▸ **Collected data entries**
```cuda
__device__ __forceinline__ void bulk_g2s(void *smem_dst, const void *gmem_src, uint32_t bytes, uint64_t *bar) {
    asm volatile("cp.async.bulk.shared::cluster.global.mbarrier::complete_tx::bytes [%0], [%1], %2, [%3];" ::"r"(
                     smem_u32(smem_dst)),
                 "l"(gmem_src), "r"(bytes), "r"(smem_u32(bar))
                 : "memory");
}
__device__ __forceinline__ void bulk_g2s_multicast(void *smem_dst, const void *gmem_src, uint32_t bytes, uint64_t *bar,
                                                   uint16_t cta_mask) {
    asm volatile(
        "cp.async.bulk.shared::cluster.global.mbarrier::complete_tx::bytes.multicast::cluster [%0], [%1], %2, [%3], %4;" ::"r"(
            smem_u32(smem_dst)),
        "l"(gmem_src), "r"(bytes), "r"(smem_u32(bar)), "h"(cta_mask)
        : "memory");
}
__device__ __forceinline__ void bulk_s2s_cluster(uint32_t dst, uint32_t src, uint32_t bytes, uint32_t bar) {
    asm volatile("cp.async.bulk.shared::cluster.shared::cta.mbarrier::complete_tx::bytes [%0], [%1], %2, [%3];" ::"r"(dst), "r"(src),
                 "r"(bytes), "r"(bar)
                 : "memory");
}
__device__ __forceinline__ void fence_proxy_async() { asm volatile("fence.proxy.async.shared::cta;" ::: "memory"); }

__device__ __forceinline__ void named_bar_sync(int id, int count) {
    asm volatile("bar.sync %0, %1;" ::"r"(id), "r"(count) : "memory");
}

__device__ __forceinline__ void pdl_trigger() { asm volatile("griddepcontrol.launch_dependents;" ::: "memory"); }
__device__ __forceinline__ void pdl_wait() { asm volatile("griddepcontrol.wait;" ::: "memory"); }

__device__ __forceinline__ uint64_t desc_template(uint32_t lbo_bytes, uint32_t sbo_bytes) {
    return ((uint64_t)((lbo_bytes >> 4) & 0x3FFF) << 16) | ((uint64_t)((sbo_bytes >> 4) & 0x3FFF) << 32);
}
__device__ __forceinline__ uint64_t desc_at(uint64_t tmpl, uint32_t saddr) { return tmpl | (uint64_t)((saddr >> 4) & 0x3FFF); }

__device__ __forceinline__ void wgmma_fence() { asm volatile("wgmma.fence.sync.aligned;" ::: "memory"); }
__device__ __forceinline__ void wgmma_commit() { asm volatile("wgmma.commit_group.sync.aligned;" ::: "memory"); }
template <int N>
// ... 84 lines not shown
```

Measured before the change: 316.6 million.

## Add L2 prefetch warp in resblock kernel for the next wave's input tiles

Adds a second producer warp to the resblock kernel. Once the first pipeline stage is released, it issues cp.async.bulk.prefetch.L2 for the input rows of the block one resident wave ahead (pf blocks later). The prefetch distance is derived from an occupancy query that is cached per device and scaled by the number of concurrent chains. This aims to hide the global-memory latency of each block's initial activation load, at the cost of an extra 32 threads per block and extra L2 traffic.

```diff
diff --git a/melgan_multi_b200/csrc/mg_api.cu b/melgan_multi_b200/csrc/mg_api.cu
--- a/melgan_multi_b200/csrc/mg_api.cu
+++ b/melgan_multi_b200/csrc/mg_api.cu
@@ -521,7 +521,7 @@
 int mg_gen_resblock_post(const void *packed, const float *x, float *audio, int B, int L, void *stream) {
     if (!packed || !x || !audio || B < 1 || L < 1) return set_error(MG_ERR_INVALID_ARGUMENT, "mg_gen_resblock_post: bad argument");
     return run_one_kernel("mg_gen_resblock_post", (cudaStream_t)stream, [&](int *st) {
-        return launch_resblock_tc(x, audio, 4, RunTable::uniform(B, L, (const float *)packed), st, (cudaStream_t)stream);
+        return launch_resblock_tc(x, audio, 4, RunTable::uniform(B, L, (const float *)packed), 1, st, (cudaStream_t)stream);
     });
 }
 
@@ -534,7 +534,7 @@
     MG_CUDA_TRY(cudaMalloc(&tr, 128 * sizeof(long long)));
     cudaMemset(st, 0, sizeof(int));
     cudaMemset(tr, 0, 128 * sizeof(long long));
-    int rc = launch_resblock_tc(x, y, stage, RunTable::uniform(B, L, (const float *)packed), st, 0, tr);
+    int rc = launch_resblock_tc(x, y, stage, RunTable::uniform(B, L, (const float *)packed), 1, st, 0, tr);
     if (rc == MG_OK && cudaDeviceSynchronize() != cudaSuccess) rc = set_error(MG_ERR_CUDA, "mg_gen_resblock_trace: kernel failed");
     if (rc == MG_OK) cudaMemcpy(trace_host, tr, 128 * sizeof(long long), cudaMemcpyDeviceToHost);
     cudaFree(st);
@@ -546,7 +546,7 @@
     if (!packed || !x || !y || x == y || stage < 0 || stage > 3 || B < 1 || L < 1)
         return set_error(MG_ERR_INVALID_ARGUMENT, "mg_gen_resblock: bad argument");
     return run_one_kernel("mg_gen_resblock", (cudaStream_t)stream, [&](int *st) {
-        return launch_resblock_tc(x, y, stage, RunTable::uniform(B, L, (const float *)packed), st, (cudaStream_t)stream);
+        return launch_resblock_tc(x, y, stage, RunTable::uniform(B, L, (const float *)packed), 1, st, (cudaStream_t)stream);
     });
 }
 
@@ -554,7 +554,7 @@
     if (!packed || !x || !y || x == y || stage < 0 || stage > 2 || B < 1 || L < 1)
         return set_error(MG_ERR_INVALID_ARGUMENT, "mg_gen_resup: bad argument");
     return run_one_kernel("mg_gen_resup", (cudaStream_t)stream, [&](int *st) {
-        return launch_resblock_tc(x, y, 20 + stage, RunTable::uniform(B, L, (const float *)packed), st, (cudaStream_t)stream);
+        return launch_resblock_tc(x, y, 20 + stage, RunTable::uniform(B, L, (const float *)packed), 1, st, (cudaStream_t)stream);
     });
 }
 
@@ -562,7 +562,7 @@
     if (!packed || !x || !y || x == y || (stage != 2 && stage != 3) || B < 1 || Lin < 1)
         return set_error(MG_ERR_INVALID_ARGUMENT, "mg_gen_upres: bad argument");
     return run_one_kernel("mg_gen_upres", (cudaStream_t)stream, [&](int *st) {
-        return launch_resblock_tc(x, y, 10 + stage, RunTable::uniform(B, 2 * Lin, (const float *)packed), st, (cudaStream_t)stream);
+        return launch_resblock_tc(x, y, 10 + stage, RunTable::uniform(B, 2 * Lin, (const float *)packed), 1, st, (cudaStream_t)stream);
     });
 }
 
@@ -570,7 +570,7 @@
     if (!packed || !x || !audio || (const void *)x == (const void *)audio || B < 1 || Lin < 1)
         return set_error(MG_ERR_INVALID_ARGUMENT, "mg_gen_upres_post: bad argument");
     return run_one_kernel("mg_gen_upres_post", (cudaStream_t)stream, [&](int *st) {
-        return launch_resblock_tc(x, audio, 14, RunTable::uniform(B, 2 * Lin, (const float *)packed), st, (cudaStream_t)stream);
+        return launch_resblock_tc(x, audio, 14, RunTable::uniform(B, 2 * Lin, (const float *)packed), 1, st, (cudaStream_t)stream);
     });
 }
 
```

▸ **Exercise**
Determine the number of lines in the data that contain "cudaMemset" as a word or string, and state only that number.

▸ **Reply**
2